# Dataset extract
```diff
@@ -109,22 +172,15 @@
     DYN_P(a, row0)
     const int NT = a.H >> 5;
     f32x16 acc[2][2] = {{zero16(), zero16()}, {zero16(), zero16()}};
-    const float* a_lane = smem + (lane & 31) * LDA_C + 4 * (lane >> 5);
+    const float* a_lane = smem + (lane & 31) * LDA_M + 4 * (lane >> 5);
     const int G = a.V >> 3;
-    for (int k0 = 0; k0 < a.V; k0 += KC) {
-        const int q = KC >> 2;
-        for (int i = tid; i < DS_TM * q; i += DS_WG) {
-            const int r = i / q, c4 = i - r * q;
-            const int row = row0 + r;
-            float4 v = make_float4(0.f, 0.f, 0.f, 0.f);
-            if (row < a.R) v = *reinterpret_cast<const float4*>(a.xhat + (size_t)row * a.V + k0 + c4 * 4);
-            *reinterpret_cast<float4*>(smem + r * LDA_C + c4 * 4) = v;
-        }
+    for (int k0 = 0; k0 < a.V; k0 += MKC) {
+        stage_rows(smem, LDA_M, a.xhat, a.V, a.R, row0, DS_TM, k0, MKC);
         __syncthreads();
 #pragma unroll
         for (int j = 0; j < 2; ++j) {
             const int nt = w + 4 * j;
-            if (nt < NT) mma_groups<2>(acc[j], a_lane, LDA_C, a.Wp + ((size_t)nt * G + (k0 >> 3)) * 64 + lane, KC >> 3);
+            if (nt < NT) mma_groups<2>(acc[j], a_lane, LDA_M, a.Wp + ((size_t)nt * G + (k0 >> 3)) * 64 + lane, MKC >> 3);
         }
         __syncthreads();
     }
@@ -176,6 +232,6 @@
 }
 
 void launch_mask(const MaskArgs& a, hipStream_t s) {
-    const size_t lds = DS_TM * LDA_C * sizeof(float);
+    const size_t lds = (size_t)DS_TM * (LDA_M > a.H + 4 ? LDA_M : a.H + 4) * sizeof(float);
     launch_big_lds<k_mask>(dim3((a.R + DS_TM - 1) / DS_TM), dim3(DS_WG), lds, s, a);
 }
```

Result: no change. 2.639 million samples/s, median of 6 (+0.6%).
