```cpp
#define FACE_Q 1.0e-5f
#define FACE_W 10
__device__ __forceinline__ int face_key_max(int v) {
  v = max(v, __builtin_amdgcn_update_dpp(0, v, 0xB1, 0xF, 0xF, true));
  v = max(v, __builtin_amdgcn_update_dpp(0, v, 0x4E, 0xF, 0xF, true));
  auto a = __builtin_amdgcn_permlane16_swap((uint32_t)v, (uint32_t)v, false, false);
  v = max((int)a[0], (int)a[1]);
  auto b = __builtin_amdgcn_permlane32_swap((uint32_t)v, (uint32_t)v, false, false);
  return max((int)b[0], (int)b[1]);
}
#define FACE_SIGNED 0.1f
__device__ __forceinline__ void face_scan(const Terr& T, const float* R, const float* pos, const float* th, int sub16,
                                          int* sel) {
  const float ihs = frcp(T.hs);
  const int ci = (int)floorf(fminf(fmaxf(pos[0] * ihs, -16000.0f), 16000.0f));
  const int cj = (int)floorf(fminf(fmaxf(pos[1] * ihs, -16000.0f), 16000.0f));
  int key[2] = {-1, -1};
#pragma unroll
  for (int u = 0; u < (FACE_W * FACE_W + 15) / 16; ++u) {
    const int v = sub16 + 16 * u;
    const int i = ci + v % FACE_W - 4, j = cj + v / FACE_W - 4;
    const int li = i - T.pi0, lj = j - T.pj0;
    const bool inp = (v < FACE_W * FACE_W) & (li >= 0) & (li < PSZX) & (lj >= 0) & (lj < PSZY);
    const float2 hv = T.patch[min(max(li, 0), PSZX - 1) * PSZY + min(max(lj, 0), PSZY - 1)];
    const float dx = (float)i * T.hs - pos[0], dy = (float)j * T.hs - pos[1];
    const f2 dz = f2{hv.x, hv.y} - pos[2];
    const f2 cx = (R[0] * dx + R[3] * dy) + R[6] * dz, cy = (R[1] * dx + R[4] * dy) + R[7] * dz,
             cz = (R[2] * dx + R[5] * dy) + R[8] * dz;
    const f2 pen = f2{cz.x + th[2], th[2] - cz.y};
#pragma unroll
    for (int hh = 0; hh < 2; ++hh) {
      const bool in = inp & (fabsf(cx[hh]) <= th[0]) & (fabsf(cy[hh]) <= th[1]) & (pen[hh] > -FACE_SIGNED);
      const int q = (int)floorf(fminf(pen[hh] + FACE_SIGNED, 10.0f) * (1.0f / FACE_Q));
      const int k = in ? (q << 7) | (127 - v) : -1;
      key[hh] = max(key[hh], k);
    }
  }
#pragma unroll
  for (int hh = 0; hh < 2; ++hh) {
    const int k = face_key_max(key[hh]);
    const int v = 127 - (k & 127);
    const int i = ci + v % FACE_W - 4, j = cj + v / FACE_W - 4;
    sel[hh] = k < 0 ? -1 : ((i + 16384) << 16) | (j + 16384);
  }
}
__device__ __forceinline__ void face_force(const Terr& T, const CP& C, const float* R, const float* pos, const float* vb,
                                           const float* th, const int* sel, f2* w, float* Fw) {
  f2 cx, cy, cz;
  bool ok[2];
#pragma unroll
  for (int hh = 0; hh < 2; ++hh) {
    const int i = (sel[hh] >> 16) - 16384, j = (sel[hh] & 0xffff) - 16384;
    const int li = i - T.pi0, lj = j - T.pj0;
    ok[hh] = sel[hh] >= 0 & li >= 0 & li < PSZX & lj >= 0 & lj < PSZY;
    const float2 hv = T.patch[min(max(li, 0), PSZX - 1) * PSZY + min(max(lj, 0), PSZY - 1)];
    const float dx = (float)i * T.hs - pos[0], dy = (float)j * T.hs - pos[1], dz = (hh == 0 ? hv.x : hv.y) - pos[2];
    cx[hh] = (R[0] * dx + R[3] * dy) + R[6] * dz;
// ... 30 lines not shown
```

legged_tracking_amd/csrc/go1_phys.h:

```cpp
#pragma once
#ifndef GO1_DEVICE_H
#error "include go1_device.h: its parts are not self-contained"
#endif
#pragma clang fp contract(on)

#define LDS_DDP (GO1_MODEL_FLOATS)
#define LDS_DPL (LDS_DDP + 12)
#define LDS_TL (LDS_DPL + 24)
#define LDS_HL (LDS_TL + 12)
#define LDS_GX (LDS_HL + 24)
#define LDS_GY (LDS_GX + GO1_GRID_X)
#define LDS_FLOATS (LDS_GY + GO1_GRID_Y)
static_assert(offsetof(go1_config, height_grid_y) - offsetof(go1_config, default_dof_pos) ==
                  (LDS_GY - LDS_DDP) * sizeof(float),
              "per-joint config arrays must be contiguous in go1_config");

struct Phys {
  float pos[3], quat[4];
  f2 wv[3];
  float q[3], qd[3];
};
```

# Exercise requirements
Reproduce the listing above line for line, exactly.

# Written answer
```diff
@@ -109,22 +172,15 @@
     DYN_P(a, row0)
     const int NT = a.H >> 5;
     f32x16 acc[2][2] = {{zero16(), zero16()}, {zero16(), zero16()}};
-    const float* a_lane = smem + (lane & 31) * LDA_C + 4 * (lane >> 5);
+    const float* a_lane = smem + (lane & 31) * LDA_M + 4 * (lane >> 5);
     const int G = a.V >> 3;
-    for (int k0 = 0; k0 < a.V; k0 += KC) {
-        const int q = KC >> 2;
-        for (int i = tid; i < DS_TM * q; i += DS_WG) {
-            const int r = i / q, c4 = i - r * q;
-            const int row = row0 + r;
-            float4 v = make_float4(0.f, 0.f, 0.f, 0.f);
-            if (row < a.R) v = *reinterpret_cast<const float4*>(a.xhat + (size_t)row * a.V + k0 + c4 * 4);
-            *reinterpret_cast<float4*>(smem + r * LDA_C + c4 * 4) = v;
-        }
+    for (int k0 = 0; k0 < a.V; k0 += MKC) {
+        stage_rows(smem, LDA_M, a.xhat, a.V, a.R, row0, DS_TM, k0, MKC);
         __syncthreads();
 #pragma unroll
         for (int j = 0; j < 2; ++j) {
             const int nt = w + 4 * j;
-            if (nt < NT) mma_groups<2>(acc[j], a_lane, LDA_C, a.Wp + ((size_t)nt * G + (k0 >> 3)) * 64 + lane, KC >> 3);
+            if (nt < NT) mma_groups<2>(acc[j], a_lane, LDA_M, a.Wp + ((size_t)nt * G + (k0 >> 3)) * 64 + lane, MKC >> 3);
         }
         __syncthreads();
     }
@@ -176,6 +232,6 @@
 }
 
 void launch_mask(const MaskArgs& a, hipStream_t s) {
-    const size_t lds = DS_TM * LDA_C * sizeof(float);
+    const size_t lds = (size_t)DS_TM * (LDA_M > a.H + 4 ? LDA_M : a.H + 4) * sizeof(float);
     launch_big_lds<k_mask>(dim3((a.R + DS_TM - 1) / DS_TM), dim3(DS_WG), lds, s, a);
 }
```

Result: no change. 2.639 million samples/s, median of 6 (+0.6%).
```cpp
#define FACE_Q 1.0e-5f
#define FACE_W 10
__device__ __forceinline__ int face_key_max(int v) {
  v = max(v, __builtin_amdgcn_update_dpp(0, v, 0xB1, 0xF, 0xF, true));
  v = max(v, __builtin_amdgcn_update_dpp(0, v, 0x4E, 0xF, 0xF, true));
  auto a = __builtin_amdgcn_permlane16_swap((uint32_t)v, (uint32_t)v, false, false);
  v = max((int)a[0], (int)a[1]);
  auto b = __builtin_amdgcn_permlane32_swap((uint32_t)v, (uint32_t)v, false, false);
  return max((int)b[0], (int)b[1]);
}
#define FACE_SIGNED 0.1f
__device__ __forceinline__ void face_scan(const Terr& T, const float* R, const float* pos, const float* th, int sub16,
                                          int* sel) {
  const float ihs = frcp(T.hs);
  const int ci = (int)floorf(fminf(fmaxf(pos[0] * ihs, -16000.0f), 16000.0f));
  const int cj = (int)floorf(fminf(fmaxf(pos[1] * ihs, -16000.0f), 16000.0f));
  int key[2] = {-1, -1};
#pragma unroll
  for (int u = 0; u < (FACE_W * FACE_W + 15) / 16; ++u) {
    const int v = sub16 + 16 * u;
    const int i = ci + v % FACE_W - 4, j = cj + v / FACE_W - 4;
    const int li = i - T.pi0, lj = j - T.pj0;
    const bool inp = (v < FACE_W * FACE_W) & (li >= 0) & (li < PSZX) & (lj >= 0) & (lj < PSZY);
    const float2 hv = T.patch[min(max(li, 0), PSZX - 1) * PSZY + min(max(lj, 0), PSZY - 1)];
    const float dx = (float)i * T.hs - pos[0], dy = (float)j * T.hs - pos[1];
    const f2 dz = f2{hv.x, hv.y} - pos[2];
    const f2 cx = (R[0] * dx + R[3] * dy) + R[6] * dz, cy = (R[1] * dx + R[4] * dy) + R[7] * dz,
             cz = (R[2] * dx + R[5] * dy) + R[8] * dz;
    const f2 pen = f2{cz.x + th[2], th[2] - cz.y};
#pragma unroll
    for (int hh = 0; hh < 2; ++hh) {
      const bool in = inp & (fabsf(cx[hh]) <= th[0]) & (fabsf(cy[hh]) <= th[1]) & (pen[hh] > -FACE_SIGNED);
      const int q = (int)floorf(fminf(pen[hh] + FACE_SIGNED, 10.0f) * (1.0f / FACE_Q));
      const int k = in ? (q << 7) | (127 - v) : -1;
      key[hh] = max(key[hh], k);
    }
  }
#pragma unroll
  for (int hh = 0; hh < 2; ++hh) {
    const int k = face_key_max(key[hh]);
    const int v = 127 - (k & 127);
    const int i = ci + v % FACE_W - 4, j = cj + v / FACE_W - 4;
    sel[hh] = k < 0 ? -1 : ((i + 16384) << 16) | (j + 16384);
  }
}
__device__ __forceinline__ void face_force(const Terr& T, const CP& C, const float* R, const float* pos, const float* vb,
                                           const float* th, const int* sel, f2* w, float* Fw) {
  f2 cx, cy, cz;
  bool ok[2];
#pragma unroll
  for (int hh = 0; hh < 2; ++hh) {
    const int i = (sel[hh] >> 16) - 16384, j = (sel[hh] & 0xffff) - 16384;
    const int li = i - T.pi0, lj = j - T.pj0;
    ok[hh] = sel[hh] >= 0 & li >= 0 & li < PSZX & lj >= 0 & lj < PSZY;
    const float2 hv = T.patch[min(max(li, 0), PSZX - 1) * PSZY + min(max(lj, 0), PSZY - 1)];
    const float dx = (float)i * T.hs - pos[0], dy = (float)j * T.hs - pos[1], dz = (hh == 0 ? hv.x : hv.y) - pos[2];
    cx[hh] = (R[0] * dx + R[3] * dy) + R[6] * dz;
// ... 30 lines not shown
```

legged_tracking_amd/csrc/go1_phys.h:

```cpp
#pragma once
#ifndef GO1_DEVICE_H
#error "include go1_device.h: its parts are not self-contained"
#endif
#pragma clang fp contract(on)

#define LDS_DDP (GO1_MODEL_FLOATS)
#define LDS_DPL (LDS_DDP + 12)
#define LDS_TL (LDS_DPL + 24)
#define LDS_HL (LDS_TL + 12)
#define LDS_GX (LDS_HL + 24)
#define LDS_GY (LDS_GX + GO1_GRID_X)
#define LDS_FLOATS (LDS_GY + GO1_GRID_Y)
static_assert(offsetof(go1_config, height_grid_y) - offsetof(go1_config, default_dof_pos) ==
                  (LDS_GY - LDS_DDP) * sizeof(float),
              "per-joint config arrays must be contiguous in go1_config");

struct Phys {
  float pos[3], quat[4];
  f2 wv[3];
  float q[3], qd[3];
};
```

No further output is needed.